TASK PROMPT: All of the entries below are to be repeated word for word.

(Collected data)

struct EkfBase
{
    virtual ~EkfBase() {}
    int         dtype    = CSLAM_F32;
    int         fuse_f64 = 1;
    int         pgemm_limbs_req = -1, limbs_kmin_req = -1;
    int         xcd_queues_req = -1;
    int         device   = 0;
    int         quirks   = CSLAM_Q_REF_EXACT;
    int         nmax     = 0;
    int         ncap     = 0;
    int         ldp      = 0;
    int         n        = 3;
    int         sync_mode = 1;
    int         seq_defer     = 1;
    int         lower         = 0;
    int         pipeline      = 0;
    int         pgemm_spare   = 16;
    int         gather_corr_wide = 1;
    int         pgemm_wgs     = 0;
    int         lookahead     = -1;
    hipStream_t stream   = nullptr;
    hipStream_t stream_b = nullptr;
    long long   la_windows = 0;

    virtual int init()                                                                        = 0;
    virtual int set_state(const void* X, int n, const void* P, int ldp)                        = 0;
    virtual int get_state(void* X, void* P, int ldp)                                           = 0;
    virtual int get_x(void* X, int cap)                                                        = 0;
    virtual int get_landmarks(int first, int count, void* x, void* pll, void* pvl)             = 0;
    virtual int trace(double* tr)                                                              = 0;
    virtual int predict(double v, double swa, const void* Q, double wb, double dt)             = 0;
    virtual int update(const void* Z, int m, const void* R, const int* idf, int batch, bool on_device) = 0;
    virtual int augment(const void* Z, int q, const void* R)                                   = 0;
    virtual int observe_heading(double phi, int use)                                           = 0;
    virtual int associate(const void* Z, int m, const void* R, double g1, double g2, int* idf_out, int* kind) = 0;
    virtual int factor_status(int* flags, int clear)                                           = 0;
    virtual int set_profiling(int on)                                                          = 0;
    virtual int get_stage_times(double* ms, int* launches)                                     = 0;
    virtual int debug_last_update(void* PHT, void* S, void* G, void* W1, void* V, int* k)      = 0;
    virtual int set_deferred(int max_cols)                                                     = 0;
    virtual int do_flush()                                                                     = 0;
    virtual int resolve_predict()                                                              = 0;
    virtual void set_fuse_predict(int on)                                                      = 0;
    virtual int sync_all()                                                                     = 0;
    virtual int la_drain()                                                                     = 0;
};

RESPONSE TO THE EXERCISE:
struct EkfBase
{
    virtual ~EkfBase() {}
    int         dtype    = CSLAM_F32;
    int         fuse_f64 = 1;
    int         pgemm_limbs_req = -1, limbs_kmin_req = -1;
    int         xcd_queues_req = -1;
    int         device   = 0;
    int         quirks   = CSLAM_Q_REF_EXACT;
    int         nmax     = 0;
    int         ncap     = 0;
    int         ldp      = 0;
    int         n        = 3;
    int         sync_mode = 1;
    int         seq_defer     = 1;
    int         lower         = 0;
    int         pipeline      = 0;
    int         pgemm_spare   = 16;
    int         gather_corr_wide = 1;
    int         pgemm_wgs     = 0;
    int         lookahead     = -1;
    hipStream_t stream   = nullptr;
    hipStream_t stream_b = nullptr;
    long long   la_windows = 0;

    virtual int init()                                                                        = 0;
    virtual int set_state(const void* X, int n, const void* P, int ldp)                        = 0;
    virtual int get_state(void* X, void* P, int ldp)                                           = 0;
    virtual int get_x(void* X, int cap)                                                        = 0;
    virtual int get_landmarks(int first, int count, void* x, void* pll, void* pvl)             = 0;
    virtual int trace(double* tr)                                                              = 0;
    virtual int predict(double v, double swa, const void* Q, double wb, double dt)             = 0;
    virtual int update(const void* Z, int m, const void* R, const int* idf, int batch, bool on_device) = 0;
    virtual int augment(const void* Z, int q, const void* R)                                   = 0;
    virtual int observe_heading(double phi, int use)                                           = 0;
    virtual int associate(const void* Z, int m, const void* R, double g1, double g2, int* idf_out, int* kind) = 0;
    virtual int factor_status(int* flags, int clear)                                           = 0;
    virtual int set_profiling(int on)                                                          = 0;
    virtual int get_stage_times(double* ms, int* launches)                                     = 0;
    virtual int debug_last_update(void* PHT, void* S, void* G, void* W1, void* V, int* k)      = 0;
    virtual int set_deferred(int max_cols)                                                     = 0;
    virtual int do_flush()                                                                     = 0;
    virtual int resolve_predict()                                                              = 0;
    virtual void set_fuse_predict(int on)                                                      = 0;
    virtual int sync_all()                                                                     = 0;
    virtual int la_drain()                                                                     = 0;
};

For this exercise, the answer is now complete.